Estimation of Stand-level Above Ground Biomass in Intact Tropical Rain Forests of Brunei using Airborne LiDAR data  

Yoon, Mihae (Division of Environment Science and Ecological Engineering, Korea University)
Kim, Eunji (Department of Climate Environment, Graduate School of Life & Environmental Sciences, Korea University)
Kwak, Doo-Ahn (Korea Forest Conservation Association)
Lee, Woo-Kyun (Division of Environment Science and Ecological Engineering, Korea University)

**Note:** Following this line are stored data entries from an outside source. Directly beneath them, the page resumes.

__device__ __forceinline__ void ps_stream(const unsigned short* __restrict__ A, const uint4* __restrict__ B, f32x16 (&acc)[2][2]) {
    uint4 b0[2], b1[2], b2[2], b3[2], a0[2], a1[2];
#pragma unroll
    for (int nb = 0; nb < 2; ++nb) {
        b0[nb] = B[(size_t)(nb * 16 + 0) * 64];
        b1[nb] = B[(size_t)(nb * 16 + 1) * 64];
        b2[nb] = B[(size_t)(nb * 16 + 2) * 64];
    }
#pragma unroll
    for (int mb = 0; mb < 2; ++mb) a0[mb] = *(const uint4*)(A + mb * 32 * PS_LDP);
#define PS_STEP(S_, AC, AN, BC, BN, PFA, PFB)                                                  \
    {                                                                                          \
        if (PFA) {                                                                             \
            _Pragma("unroll") for (int mb = 0; mb < 2; ++mb)                                   \
                AN[mb] = *(const uint4*)(A + mb * 32 * PS_LDP + ((S_) + 1) * 16);              \
        }                                                                                      \
        if (PFB) {                                                                             \
            _Pragma("unroll") for (int nb = 0; nb < 2; ++nb)                                   \
                BN[nb] = B[(size_t)(nb * 16 + (S_) + 3) * 64];                                 \
        }                                                                                      \
        __builtin_amdgcn_sched_barrier(0);                                                     \
        _Pragma("unroll") for (int nb = 0; nb < 2; ++nb)                                       \
            _Pragma("unroll") for (int mb = 0; mb < 2; ++mb)                                   \
                acc[mb][nb] = PS_MFMA(ps_h(AC[mb]), ps_h(BC[nb]), acc[mb][nb]);                \
        __builtin_amdgcn_sched_barrier(0);                                                     \
    }
#pragma unroll 1
    for (int s = 0; s < 12; s += 4) {
        PS_STEP(s, a0, a1, b0, b3, 1, 1)
        PS_STEP(s + 1, a1, a0, b1, b0, 1, 1)
        PS_STEP(s + 2, a0, a1, b2, b1, 1, 1)
        PS_STEP(s + 3, a1, a0, b3, b2, 1, 1)
    }
    PS_STEP(12, a0, a1, b0, b3, 1, 1)
    PS_STEP(13, a1, a0, b1, b0, 1, 0)
    PS_STEP(14, a0, a1, b2, b1, 1, 0)
    PS_STEP(15, a1, a0, b3, b2, 0, 0)
#undef PS_STEP
}

template <int SCHED>
__device__ __forceinline__ bool ps_late_wave(int wave) { return SCHED == 1 && __builtin_amdgcn_readfirstlane(wave) >= 4; }

template <int NT>
__device__ __forceinline__ void ps_copy_h2(const float* __restrict__ H, float* __restrict__ dst, int tid) {
#pragma unroll 2
    for (int i = 0; i < PN_TM * PN_C2 / 4 / NT; ++i) {
        const int q = tid + NT * i, row = q >> 6, c4 = q & 63;
        const f32x4 v = *(const f32x4*)(H + row * PN_LD2 + 4 * c4);
        *(f32x4*)(dst + row * PN_C2 + 4 * c4) = v;
    }
}

static_assert(PN_TM * PN_MAXC == PS_NW * 64, "one staged slot per thread");
__device__ __forceinline__ float ps_point_load(const float* __restrict__ xb, int tile, int C, int tid) {
    const int p = tid >> 3, d = tid & 7;
    return d < C ? xb[(tile * PN_TM + p) * C + d] : 0.f;
}
__device__ __forceinline__ void ps_point_store(float v, int sub_mean, const float (&cen)[3], int tid, float* __restrict__ Xs) {
    const int d = tid & 7;
    if (sub_mean && d < 3) v -= cen[d];
    Xs[tid] = v;
}

#ifdef PS_PROFILE
__device__ unsigned long long ps_prof[4 * 16 * PS_NW * 16];
extern "C" int pm_debug_ps_prof_read(void* dst) {
    return hipMemcpyFromSymbol(dst, HIP_SYMBOL(ps_prof), sizeof(ps_prof)) == hipSuccess ? 0 : 1;
}
#define PS_STAMP(i)                                                                                         \
    if (b < 4 && tile < 16 && lane0 == 0) ps_prof[((b * 16 + tile) * PS_NW + wave) * 16 + (i)] = __builtin_readcyclecounter()
#else
#define PS_STAMP(i)
#endif

template <int CT, int SCHED>
__global__ __launch_bounds__(PS_NW * 64, 2) void pn_fwd_screen_kernel(
    const float* __restrict__ x, long ldx, int P, int C, int sub_mean, const float* __restrict__ W1,
    const float* __restrict__ b1, const float* __restrict__ b2, const float* __restrict__ b3,
    const float* __restrict__ packed, const unsigned char* __restrict__ packed_s, int max_mean, float* __restrict__ feat,
    long ldf, int32_t* __restrict__ argmax, float* __restrict__ h2_save, unsigned long long* __restrict__ counters) {
    constexpr int NT = PS_NW * 64;
    __shared__ __attribute__((aligned(16))) float H[PN_TM * PN_LD2];
    __shared__ __attribute__((aligned(16))) unsigned short Hh[PN_TM * PS_LDP];
    __shared__ __attribute__((aligned(16))) float Xs[PN_TM * PN_MAXC];
    __shared__ double red[16];
    __shared__ double cs[PN_C2];
    __shared__ int skey[PS_NW][PS_CAP];

    const int b = blockIdx.x, tid = threadIdx.x, lane0 = tid & 63, wave = tid >> 6;
    const float* xb = x + (long)b * ldx;
    const float4* P2v = (const float4*)(packed + PN_P2_OFF);
    const float4* P3v = (const float4*)(packed + PN_P3_OFF);
    const uint4* S3 = (const uint4*)(packed_s + PS_OFF_P3);
    const float* W3r = (const float*)(packed_s + PS_OFF_W3);
    const float* epsg = (const float*)(packed_s + PS_OFF_EPS);
    const float* invg = (const float*)(packed_s + PS_OFF_INV);

    float cen[3] = {0.f, 0.f, 0.f};
    if (sub_mean) cloud_centroid<NT>(xb, P, C, red, cen);

    float vmax = -INFINITY, pois = 0.f;
    int imax = 0;
    double csum = 0.0;

    const int li0 = lane0 & 31;
    const float b2r = b2[wave * 32 + li0];
    const float b3r[2] = {b3[(wave * 2 + 0) * 32 + li0], b3[(wave * 2 + 1) * 32 + li0]};
    const float epsr[2] = {epsg[(wave * 2 + 0) * 32 + li0], epsg[(wave * 2 + 1) * 32 + li0]};
    const float invr[2] = {invg[(wave * 2 + 0) * 32 + li0], invg[(wave * 2 + 1) * 32 + li0]};
    float w1r[4] = {0.f, 0.f, 0.f, 0.f}, b1r = 0.f;
    if constexpr (CT == 3 || CT == 4) layer1_row<CT>(W1, b1, w1r, b1r);

    const int ntiles = P / PN_TM;
    stage_points<PN_TM, NT>(xb, 0, C, sub_mean, cen, Xs);
    for (int tile = 0; tile < ntiles; ++tile) {
        int lane = lane0;
        asm volatile("" : "+v"(lane));
        const int li = lane & 31, lh = lane >> 5;
        PS_STAMP(0);
        __syncthreads();
        float xnext = 0.f;
        if (tile + 1 < ntiles) xnext = ps_point_load(xb, tile + 1, C, tid);
        if (!(PS_ABLATE & 1)) {
            if constexpr (CT == 3 || CT == 4) layer1_tile<CT, PN_TM, NT, true>(Xs, w1r, b1r, H);
            else layer1_tile<CT, PN_TM, NT, true>(Xs, W1, b1, C, H);
        }
        PS_STAMP(1);
        __syncthreads();
        {
            f32x16 acc2[2][1];
            zero_acc<2, 1>(acc2);
            if (PS_ABLATE & 2) {
#pragma unroll
                for (int mb = 0; mb < 2; ++mb)
#pragma unroll
                    for (int r = 0; r < 16; ++r)
                        acc2[mb][0][r] = H[(mb * 32 + (r & 3) + 8 * (r >> 2) + 4 * lh) * PN_LD1 + ((wave * 32 + li) & 127)];
            } else {
                layer2_mfma<2, 1>(H, P2v, wave, lane, acc2);
            }
            PS_STAMP(2);
            __syncthreads();
            PS_STAMP(3);
            const int col = wave * 32 + li;
            const float b2c = b2r;
            float ts = 0.f;
            const bool planes = !(PS_ABLATE & 8) || tile == 0;
            const bool odd = (lane & 1) != 0;
            unsigned* Hh2 = (unsigned*)(Hh + (odd ? PS_LDP : 0) + (col & ~1));
#pragma unroll
            for (int mb = 0; mb < 2; ++mb)
#pragma unroll
                for (int r = 0; r < 16; r += 2) {
                    const float z0 = acc2[mb][0][r] + b2c, z1 = acc2[mb][0][r + 1] + b2c;
                    f32x2 v2;
                    if (PS_ABLATE & 4) {
                        v2.x = z0;
                        v2.y = z1;
                    } else {
                        v2 = pm_tanh2(z0, z1);
                    }
                    const int row0 = mb * 32 + (r & 3) + 8 * (r >> 2) + 4 * lh;
                    H[row0 * PN_LD2 + col] = v2.x;
                    H[(row0 + 1) * PN_LD2 + col] = v2.y;
                    ts += v2.x;
                    ts += v2.y;
                    const float own = odd ? v2.y : v2.x, send = odd ? v2.x : v2.y;
                    const float recv = __int_as_float(__builtin_amdgcn_update_dpp(0, __float_as_int(send), 0xB1, 0xf, 0xf, false));
                    const float a = odd ? recv : own, c = odd ? own : recv;
                    if (planes) Hh2[row0 * (PS_LDP / 2)] = ps_cvt_pk(a, c);
                }
            ts += __shfl_xor(ts, 32, 64);
            csum += (double)ts;
            if (tile + 1 < ntiles) ps_point_store(xnext, sub_mean, cen, tid, Xs);
        }
        PS_STAMP(4);
        __syncthreads();
        PS_STAMP(5);

        const bool copy = h2_save && !(PS_ABLATE & 128), late = ps_late_wave<SCHED>(wave);
        float* h2dst = copy ? h2_save + ((long)b * P + (long)tile * PN_TM) * PN_C2 : nullptr;
        if (copy && late) ps_copy_h2<NT>(H, h2dst, tid);

        f32x16 acc[2][2];
        if (PS_ABLATE & 16) {
#pragma unroll
            for (int nb = 0; nb < 2; ++nb)
#pragma unroll
                for (int mb = 0; mb < 2; ++mb)
#pragma unroll
                    for (int r = 0; r < 16; ++r)
                        acc[mb][nb][r] = b3r[nb] + H[(mb * 32 + (r & 3) + 8 * (r >> 2) + 4 * lh) * PN_LD2 + ((wave * 64 + nb * 32 + li) & 255)];
        } else {
            zero_acc<2, 2>(acc);
            ps_stream(Hh + li * PS_LDP + lh * 8, S3 + (size_t)(wave * 2 * 16) * 64 + lane, acc);
        }
        PS_STAMP(6);

        unsigned msk[2];
        float tmax[2];
#if (PS_ABLATE & 32) && defined(__HIP_DEVICE_COMPILE__)
#pragma unroll
        for (int nb = 0; nb < 2; ++nb) {
#pragma unroll
            for (int mb = 0; mb < 2; ++mb) asm volatile("" ::"v"(acc[mb][nb]));
            msk[nb] = 0;
            tmax[nb] = 0.f;
        }
#else
#pragma unroll
        for (int nb = 0; nb < 2; ++nb) {
            float m = -INFINITY;
            const float iv = invr[nb], b3c = b3r[nb];
#pragma unroll
            for (int mb = 0; mb < 2; ++mb)
#pragma unroll
                for (int r = 0; r < 16; ++r) {
                    if (!(PS_ABLATE & 16)) acc[mb][nb][r] = fmaf(acc[mb][nb][r], iv, b3c);
                    m = fmaxf(m, acc[mb][nb][r]);
                }
            m = fmaxf(m, __shfl_xor(m, 32, 64));
            const float e = epsr[nb];
            const float vm = __shfl(vmax, nb * 32 + li, 64);
            const float thr = m - 2.f * e;
            unsigned k = 0;
#pragma unroll
            for (int mb = 0; mb < 2; ++mb)
#pragma unroll
                for (int r = 0; r < 16; ++r) {
                    const float z = acc[mb][nb][r];
                    const bool s = !(z < thr) && !(z + e <= vm);
                    k |= (s ? 1u : 0u) << (mb * 16 + r);
                }
            msk[nb] = k;
            tmax[nb] = m;
        }
#endif
        const int n = __popc(msk[0]) + __popc(msk[1]);
        int incl = n;
#pragma unroll
        for (int o = 1; o < 64; o <<= 1) {
            const int t = __shfl_up(incl, o, 64);
            if (lane >= o) incl += t;
        }
        const int total = __builtin_amdgcn_readlane(incl, 63);
        PS_STAMP(7);

        if (PS_ABLATE & 64) {
            vmax = fmaxf(vmax, lh ? tmax[1] : tmax[0]);
            if (counters && lane == 0) atomicAdd(counters + 0, (unsigned long long)total);
        } else if (total <= PS_CAP) {
            int off = incl - n;
#pragma unroll
            for (int nb = 0; nb < 2; ++nb) {
                unsigned m = msk[nb];
                while (m) {
                    const int bit = __ffs(m) - 1;
                    m &= m - 1;
                    const int row = (bit >> 4) * 32 + (bit & 3) + 8 * ((bit & 15) >> 2) + 4 * lh;
                    skey[wave][off++] = (row << 6) | (nb * 32 + li);
                }
            }
            __builtin_amdgcn_wave_barrier();
            const int j = lane & 7, g = lane >> 3;
            for (int e0 = 0; e0 < total; e0 += 8) {
                const int e = e0 + g;
                const int key = (e < total) ? skey[wave][e] : 0;
                const int row = key >> 6, cl = key & 63;
                const float* hp = H + row * PN_LD2 + 4 * j;
                const float* wp = W3r + (size_t)(wave * 64 + cl) * PN_C2 + 4 * j;
                float s = 0.f;
#pragma unroll
                for (int i = 0; i < 8; ++i) {
                    const float4 w = *(const float4*)(wp + 32 * i);
                    const float4 h = *(const float4*)(hp + 32 * i);
                    s = fmaf(w.x, h.x, s);
                    s = fmaf(w.y, h.y, s);
                    s = fmaf(w.z, h.z, s);
                    s = fmaf(w.w, h.w, s);
                }
                s += __shfl_xor(s, 4, 64);
                s += __shfl_xor(s, 2, 64);
                s += __shfl_xor(s, 1, 64);
                s += b3[wave * 64 + cl];
#pragma unroll
                for (int gg = 0; gg < 8; ++gg)
                    if (e0 + gg < total) {
                        const int kk = __builtin_amdgcn_readlane(key, gg * 8);
                        const float v = __int_as_float(__builtin_amdgcn_readlane(__float_as_int(s), gg * 8));
                        if ((kk & 63) == lane) {
                            const int p = tile * PN_TM + (kk >> 6);
                            if (!(fabsf(v) < INFINITY)) pois += v;
                            if (v > vmax || (v == vmax && p < imax)) {
                                vmax = v;
                                imax = p;
                            }
                        }
                    }
            }
            if (counters) {
                const unsigned long long h0 = __ballot(msk[0] != 0), h1 = __ballot(msk[1] != 0);
                if (lane == 0) {
                    atomicAdd(counters + 0, (unsigned long long)total);
                    atomicAdd(counters + 2, (unsigned long long)(__popc((unsigned)(h0 | (h0 >> 32))) + __popc((unsigned)(h1 | (h1 >> 32)))));
                }
            }
        } else {
#pragma unroll
            for (int nb = 0; nb < 2; ++nb) {
                const float b3c = b3r[nb];
#pragma unroll
                for (int r = 0; r < 16; ++r) acc[0][nb][r] = acc[1][nb][r] = b3c;
            }
            mfma_stream<2, 2, 32>(H + li * PN_LD2 + lh * 128, PN_LD2, P3v + (size_t)(wave * 2) * 32 * 64 + lane, acc);
#pragma unroll
            for (int nb = 0; nb < 2; ++nb) {
                float bv = -INFINITY, ps = 0.f;
                int bp = 0;
#pragma unroll
                for (int mb = 0; mb < 2; ++mb)
#pragma unroll
                    for (int r = 0; r < 16; ++r) {
                        const float v = acc[mb][nb][r];
                        if (!(fabsf(v) < INFINITY)) ps += v;
                        if (v > bv) {
                            bv = v;
                            bp = tile * PN_TM + mb * 32 + (r & 3) + 8 * (r >> 2) + 4 * lh;
                        }
                    }
                const float ov = __shfl_xor(bv, 32, 64), os = __shfl_xor(ps, 32, 64);
                const int op = __shfl_xor(bp, 32, 64);
                if (ov > bv || (ov == bv && op < bp)) {
                    bv = ov;
                    bp = op;
                }
                if (lh == nb) {
                    pois += ps + os;
                    if (bv > vmax || (bv == vmax && bp < imax)) {
                        vmax = bv;
                        imax = bp;
                    }
                }
            }
            if (counters && lane == 0) atomicAdd(counters + 1, 1ull);
        }
        PS_STAMP(8);
        if (copy && !late) ps_copy_h2<NT>(H, h2dst, tid);
        PS_STAMP(9);
    }
    if ((lane0 >> 5) == 0) cs[wave * 32 + lane0] = csum;
    __syncthreads();
    const int ch = tid;
    float v = vmax;
    if (pois != pois) v = pois;
    feat[(long)b * ldf + ch] = v;
    argmax[(long)b * PN_C3 + ch] = imax;
    if (max_mean) {
        const float* wr = W3r + (size_t)ch * PN_C2;
        double s = 0.0;
#pragma unroll 4
        for (int k = 0; k < PN_C2; k += 4) {
            const float4 w = *(const float4*)(wr + k);
            s = fma((double)w.x, cs[k], s);
            s = fma((double)w.y, cs[k + 1], s);
            s = fma((double)w.z, cs[k + 2], s);
            s = fma((double)w.w, cs[k + 3], s);
        }
        float mv = (float)(s / (double)P + (double)b3[ch]);
        if (pois != pois) mv = pois;
        feat[(long)b * ldf + PN_C3 + ch] = mv;
    }
}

Lee, Jong-Yeol (Division of Environment Science and Ecological Engineering, Korea University)
Kim, Moon-Il (Division of Environment Science and Ecological Engineering, Korea University)
Lee, Sohye (Division of Environment Science and Ecological Engineering, Korea University)
Son, Yowhan (Division of Environment Science and Ecological Engineering, Korea University)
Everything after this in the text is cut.